- _The task_: Every record shown below is to be output exactly.

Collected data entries

# fpthink/PDGN

Hardware: AMD Instinct MI355X
Metric: generator+D step points/sec (B=35, 256->2048 pts) (higher is better)
Workload: dtype f32; 1 GPU; PDGNet_v2 G+D iteration (models/PDGNet_v2.py:171-256), chair-shaped synthetic batch, per-GPU batch 35, 256->2048 pts, random-init weights; global_batch=35, parallelism=dp1, losses_finite=True, hipgraph=False, issue=list

## Files before the change

### pdgn_amd/csrc/bnact.hip

```cpp
#include "common.h"

#include "bn_geom.h"
#define ACT_NONE 0
#define ACT_RELU 1
#define ACT_LEAKY 2

__device__ __forceinline__ float act_fwd(float z, int act) {
    if (act == ACT_RELU) return fmaxf(z, 0.f);
    if (act == ACT_LEAKY) return z > 0.f ? z : 0.01f * z;
    return z;
}
__device__ __forceinline__ float act_grad(float z, int act) {
    if (act == ACT_RELU) return z > 0.f ? 1.f : 0.f;
    if (act == ACT_LEAKY) return z > 0.f ? 1.f : 0.01f;
    return 1.f;
}

struct ClGeom {
    int cg, cgb, rl;
};

__global__ __launch_bounds__(BN_THREADS) void cl_stats_kernel(long long R, int C, int cgb, int rows_per_block,
                                                              const float *__restrict__ x,
                                                              float *__restrict__ part) {
// ... 635 lines not shown
    float acc[12];
#pragma unroll
    for (int i = 0; i < 12; ++i) acc[i] = 0.f;
    if (ok)
        for (long long m = m0 + rlane; m < m1; m += rl) {
            const size_t ox = (size_t)m * k * C + c, ou = (size_t)m * k * C + 2 * c;
            float2 xv[KM];
            float4 uv[KM / 2], wv[KM / 2], gv[KM / 2];
#pragma unroll
            for (int s = 0; s < KM; ++s)
                if (KT || s < k) xv[s] = *reinterpret_cast<const float2 *>(x + ox + (size_t)s * C);
#pragma unroll
            for (int p = 0; p < KM / 2; ++p)
                if (KT || p < P) {
                    uv[p] = *reinterpret_cast<const float4 *>(u + ou + (size_t)p * Cu);
                    if (w) wv[p] = *reinterpret_cast<const float4 *>(w + ou + (size_t)p * Cu);
                    gv[p] = *reinterpret_cast<const float4 *>(dy + ou + (size_t)p * Cu);
                }
            if (!w) {
                float h0[KM], h1[KM];
                float mx0 = -INFINITY, mx1 = -INFINITY;
#pragma unroll
                for (int s = 0; s < KM; ++s)
                    if (KT || s < k) {
                        h0[s] = act_fwd(__fmaf_rn(xv[s].x, scx.x, shx.x), act);
                        h1[s] = act_fwd(__fmaf_rn(xv[s].y, scx.y, shx.y), act);
                        mx0 = fmaxf(mx0, h0[s]);
                        mx1 = fmaxf(mx1, h1[s]);
                    }
                float e0 = 0.f, e1 = 0.f;
#pragma unroll
                for (int s = 0; s < KM; ++s)
                    if (KT || s < k) {
                        h0[s] = __expf(h0[s] - mx0);
                        h1[s] = __expf(h1[s] - mx1);
                        e0 += h0[s];
                        e1 += h1[s];
                    }
                const float i0 = 1.0f / e0, i1 = 1.0f / e1;
#pragma unroll
                for (int p = 0; p < KM / 2; ++p)
                    if (KT || p < P) wv[p] = make_float4(h0[p] * i0, h0[P + p] * i0, h1[p] * i1, h1[P + p] * i1);
            }
            float dot0 = 0.f, dot1 = 0.f;
#pragma unroll
            for (int p = 0; p < KM / 2; ++p)
                if (KT || p < P) {
                    const float u4[4] = {uv[p].x, uv[p].y, uv[p].z, uv[p].w}, w4[4] = {wv[p].x, wv[p].y, wv[p].z, wv[p].w};
                    const float g4[4] = {gv[p].x, gv[p].y, gv[p].z, gv[p].w};
                    const float s4[4] = {scu.x, scu.y, scu.z, scu.w}, h4[4] = {shu.x, shu.y, shu.z, shu.w};
                    const float m4[4] = {muu.x, muu.y, muu.z, muu.w}, i4[4] = {isu.x, isu.y, isu.z, isu.w};
                    const float a4[4] = {cau.x, cau.y, cau.z, cau.w}, b4[4] = {cbu.x, cbu.y, cbu.z, cbu.w};
                    float dW[4], o4[4];
#pragma unroll
                    for (int j = 0; j < 4; ++j) {
                        const float z = __fmaf_rn(u4[j], s4[j], h4[j]);
                        dW[j] = g4[j] * act_fwd(z, act);
                        const float dz = g4[j] * w4[j] * act_grad(z, act);
                        if (APPLY) o4[j] = __fmaf_rn(s4[j], dz, -a4[j]) - b4[j] * u4[j];
                        else { acc[4 + j] += dz; acc[8 + j] = __fmaf_rn(dz, (u4[j] - m4[j]) * i4[j], acc[8 + j]); }
                    }
                    if (APPLY) *reinterpret_cast<float4 *>(du + ou + (size_t)p * Cu) = make_float4(o4[0], o4[1], o4[2], o4[3]);
                    dot0 = __fmaf_rn(w4[0], dW[0], __fmaf_rn(w4[1], dW[1], dot0));
                    dot1 = __fmaf_rn(w4[2], dW[2], __fmaf_rn(w4[3], dW[3], dot1));
                    gv[p] = make_float4(dW[0], dW[1], dW[2], dW[3]);
                }
#pragma unroll
            for (int s = 0; s < KM; ++s)
                if (KT || s < k) {
                    const int p = s < P ? s : s - P;
                    const bool hi = s >= P;
                    const float w0 = hi ? wv[p].y : wv[p].x, g0 = hi ? gv[p].y : gv[p].x;
                    const float w1 = hi ? wv[p].w : wv[p].z, g1 = hi ? gv[p].w : gv[p].z;
                    const float da0 = w0 * (g0 - dot0), da1 = w1 * (g1 - dot1);
                    const float dz0 = da0 * act_grad(__fmaf_rn(xv[s].x, scx.x, shx.x), act);
                    const float dz1 = da1 * act_grad(__fmaf_rn(xv[s].y, scx.y, shx.y), act);
                    if (APPLY) {
                        float2 o;
                        o.x = __fmaf_rn(scx.x, dz0, -cax.x) - cbx.x * xv[s].x;
                        o.y = __fmaf_rn(scx.y, dz1, -cax.y) - cbx.y * xv[s].y;
                        *reinterpret_cast<float2 *>(dx + ox + (size_t)s * C) = o;
                    } else {
                        acc[0] += dz0; acc[1] += dz1;
                        acc[2] = __fmaf_rn(dz0, (xv[s].x - mux.x) * isx.x, acc[2]);
                        acc[3] = __fmaf_rn(dz1, (xv[s].y - mux.y) * isx.y, acc[3]);
                    }
                }
        }
    if (APPLY) return;
#pragma unroll
    for (int i = 0; i < 12; ++i) red[i][threadIdx.x] = acc[i];
    __syncthreads();
    if (rlane == 0 && ok) {
        for (int j = 1; j < rl; ++j)
#pragma unroll
            for (int i = 0; i < 12; ++i) acc[i] += red[i][j * cpb + cpl];
        float *px = part_x + (size_t)blockIdx.y * 2 * C, *pu = part_u + (size_t)blockIdx.y * 2 * Cu;
        *reinterpret_cast<float2 *>(px + c) = make_float2(acc[0], acc[1]);
        *reinterpret_cast<float2 *>(px + C + c) = make_float2(acc[2], acc[3]);
        *reinterpret_cast<float4 *>(pu + 2 * c) = make_float4(acc[4], acc[5], acc[6], acc[7]);
        *reinterpret_cast<float4 *>(pu + Cu + 2 * c) = make_float4(acc[8], acc[9], acc[10], acc[11]);
    }
}
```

- _Result for this exercise_:
# fpthink/PDGN

Hardware: AMD Instinct MI355X
Metric: generator+D step points/sec (B=35, 256->2048 pts) (higher is better)
Workload: dtype f32; 1 GPU; PDGNet_v2 G+D iteration (models/PDGNet_v2.py:171-256), chair-shaped synthetic batch, per-GPU batch 35, 256->2048 pts, random-init weights; global_batch=35, parallelism=dp1, losses_finite=True, hipgraph=False, issue=list

## Files before the change

### pdgn_amd/csrc/bnact.hip

```cpp
#include "common.h"

#include "bn_geom.h"
#define ACT_NONE 0
#define ACT_RELU 1
#define ACT_LEAKY 2

__device__ __forceinline__ float act_fwd(float z, int act) {
    if (act == ACT_RELU) return fmaxf(z, 0.f);
    if (act == ACT_LEAKY) return z > 0.f ? z : 0.01f * z;
    return z;
}
__device__ __forceinline__ float act_grad(float z, int act) {
    if (act == ACT_RELU) return z > 0.f ? 1.f : 0.f;
    if (act == ACT_LEAKY) return z > 0.f ? 1.f : 0.01f;
    return 1.f;
}

struct ClGeom {
    int cg, cgb, rl;
};

__global__ __launch_bounds__(BN_THREADS) void cl_stats_kernel(long long R, int C, int cgb, int rows_per_block,
                                                              const float *__restrict__ x,
                                                              float *__restrict__ part) {
// ... 635 lines not shown
    float acc[12];
#pragma unroll
    for (int i = 0; i < 12; ++i) acc[i] = 0.f;
    if (ok)
        for (long long m = m0 + rlane; m < m1; m += rl) {
            const size_t ox = (size_t)m * k * C + c, ou = (size_t)m * k * C + 2 * c;
            float2 xv[KM];
            float4 uv[KM / 2], wv[KM / 2], gv[KM / 2];
#pragma unroll
            for (int s = 0; s < KM; ++s)
                if (KT || s < k) xv[s] = *reinterpret_cast<const float2 *>(x + ox + (size_t)s * C);
#pragma unroll
            for (int p = 0; p < KM / 2; ++p)
                if (KT || p < P) {
                    uv[p] = *reinterpret_cast<const float4 *>(u + ou + (size_t)p * Cu);
                    if (w) wv[p] = *reinterpret_cast<const float4 *>(w + ou + (size_t)p * Cu);
                    gv[p] = *reinterpret_cast<const float4 *>(dy + ou + (size_t)p * Cu);
                }
            if (!w) {
                float h0[KM], h1[KM];
                float mx0 = -INFINITY, mx1 = -INFINITY;
#pragma unroll
                for (int s = 0; s < KM; ++s)
                    if (KT || s < k) {
                        h0[s] = act_fwd(__fmaf_rn(xv[s].x, scx.x, shx.x), act);
                        h1[s] = act_fwd(__fmaf_rn(xv[s].y, scx.y, shx.y), act);
                        mx0 = fmaxf(mx0, h0[s]);
                        mx1 = fmaxf(mx1, h1[s]);
                    }
                float e0 = 0.f, e1 = 0.f;
#pragma unroll
                for (int s = 0; s < KM; ++s)
                    if (KT || s < k) {
                        h0[s] = __expf(h0[s] - mx0);
                        h1[s] = __expf(h1[s] - mx1);
                        e0 += h0[s];
                        e1 += h1[s];
                    }
                const float i0 = 1.0f / e0, i1 = 1.0f / e1;
#pragma unroll
                for (int p = 0; p < KM / 2; ++p)
                    if (KT || p < P) wv[p] = make_float4(h0[p] * i0, h0[P + p] * i0, h1[p] * i1, h1[P + p] * i1);
            }
            float dot0 = 0.f, dot1 = 0.f;
#pragma unroll
            for (int p = 0; p < KM / 2; ++p)
                if (KT || p < P) {
                    const float u4[4] = {uv[p].x, uv[p].y, uv[p].z, uv[p].w}, w4[4] = {wv[p].x, wv[p].y, wv[p].z, wv[p].w};
                    const float g4[4] = {gv[p].x, gv[p].y, gv[p].z, gv[p].w};
                    const float s4[4] = {scu.x, scu.y, scu.z, scu.w}, h4[4] = {shu.x, shu.y, shu.z, shu.w};
                    const float m4[4] = {muu.x, muu.y, muu.z, muu.w}, i4[4] = {isu.x, isu.y, isu.z, isu.w};
                    const float a4[4] = {cau.x, cau.y, cau.z, cau.w}, b4[4] = {cbu.x, cbu.y, cbu.z, cbu.w};
                    float dW[4], o4[4];
#pragma unroll
                    for (int j = 0; j < 4; ++j) {
                        const float z = __fmaf_rn(u4[j], s4[j], h4[j]);
                        dW[j] = g4[j] * act_fwd(z, act);
                        const float dz = g4[j] * w4[j] * act_grad(z, act);
                        if (APPLY) o4[j] = __fmaf_rn(s4[j], dz, -a4[j]) - b4[j] * u4[j];
                        else { acc[4 + j] += dz; acc[8 + j] = __fmaf_rn(dz, (u4[j] - m4[j]) * i4[j], acc[8 + j]); }
                    }
                    if (APPLY) *reinterpret_cast<float4 *>(du + ou + (size_t)p * Cu) = make_float4(o4[0], o4[1], o4[2], o4[3]);
                    dot0 = __fmaf_rn(w4[0], dW[0], __fmaf_rn(w4[1], dW[1], dot0));
                    dot1 = __fmaf_rn(w4[2], dW[2], __fmaf_rn(w4[3], dW[3], dot1));
                    gv[p] = make_float4(dW[0], dW[1], dW[2], dW[3]);
                }
#pragma unroll
            for (int s = 0; s < KM; ++s)
                if (KT || s < k) {
                    const int p = s < P ? s : s - P;
                    const bool hi = s >= P;
                    const float w0 = hi ? wv[p].y : wv[p].x, g0 = hi ? gv[p].y : gv[p].x;
                    const float w1 = hi ? wv[p].w : wv[p].z, g1 = hi ? gv[p].w : gv[p].z;
                    const float da0 = w0 * (g0 - dot0), da1 = w1 * (g1 - dot1);
                    const float dz0 = da0 * act_grad(__fmaf_rn(xv[s].x, scx.x, shx.x), act);
                    const float dz1 = da1 * act_grad(__fmaf_rn(xv[s].y, scx.y, shx.y), act);
                    if (APPLY) {
                        float2 o;
                        o.x = __fmaf_rn(scx.x, dz0, -cax.x) - cbx.x * xv[s].x;
                        o.y = __fmaf_rn(scx.y, dz1, -cax.y) - cbx.y * xv[s].y;
                        *reinterpret_cast<float2 *>(dx + ox + (size_t)s * C) = o;
                    } else {
                        acc[0] += dz0; acc[1] += dz1;
                        acc[2] = __fmaf_rn(dz0, (xv[s].x - mux.x) * isx.x, acc[2]);
                        acc[3] = __fmaf_rn(dz1, (xv[s].y - mux.y) * isx.y, acc[3]);
                    }
                }
        }
    if (APPLY) return;
#pragma unroll
    for (int i = 0; i < 12; ++i) red[i][threadIdx.x] = acc[i];
    __syncthreads();
    if (rlane == 0 && ok) {
        for (int j = 1; j < rl; ++j)
#pragma unroll
            for (int i = 0; i < 12; ++i) acc[i] += red[i][j * cpb + cpl];
        float *px = part_x + (size_t)blockIdx.y * 2 * C, *pu = part_u + (size_t)blockIdx.y * 2 * Cu;
        *reinterpret_cast<float2 *>(px + c) = make_float2(acc[0], acc[1]);
        *reinterpret_cast<float2 *>(px + C + c) = make_float2(acc[2], acc[3]);
        *reinterpret_cast<float4 *>(pu + 2 * c) = make_float4(acc[4], acc[5], acc[6], acc[7]);
        *reinterpret_cast<float4 *>(pu + Cu + 2 * c) = make_float4(acc[8], acc[9], acc[10], acc[11]);
    }
}
```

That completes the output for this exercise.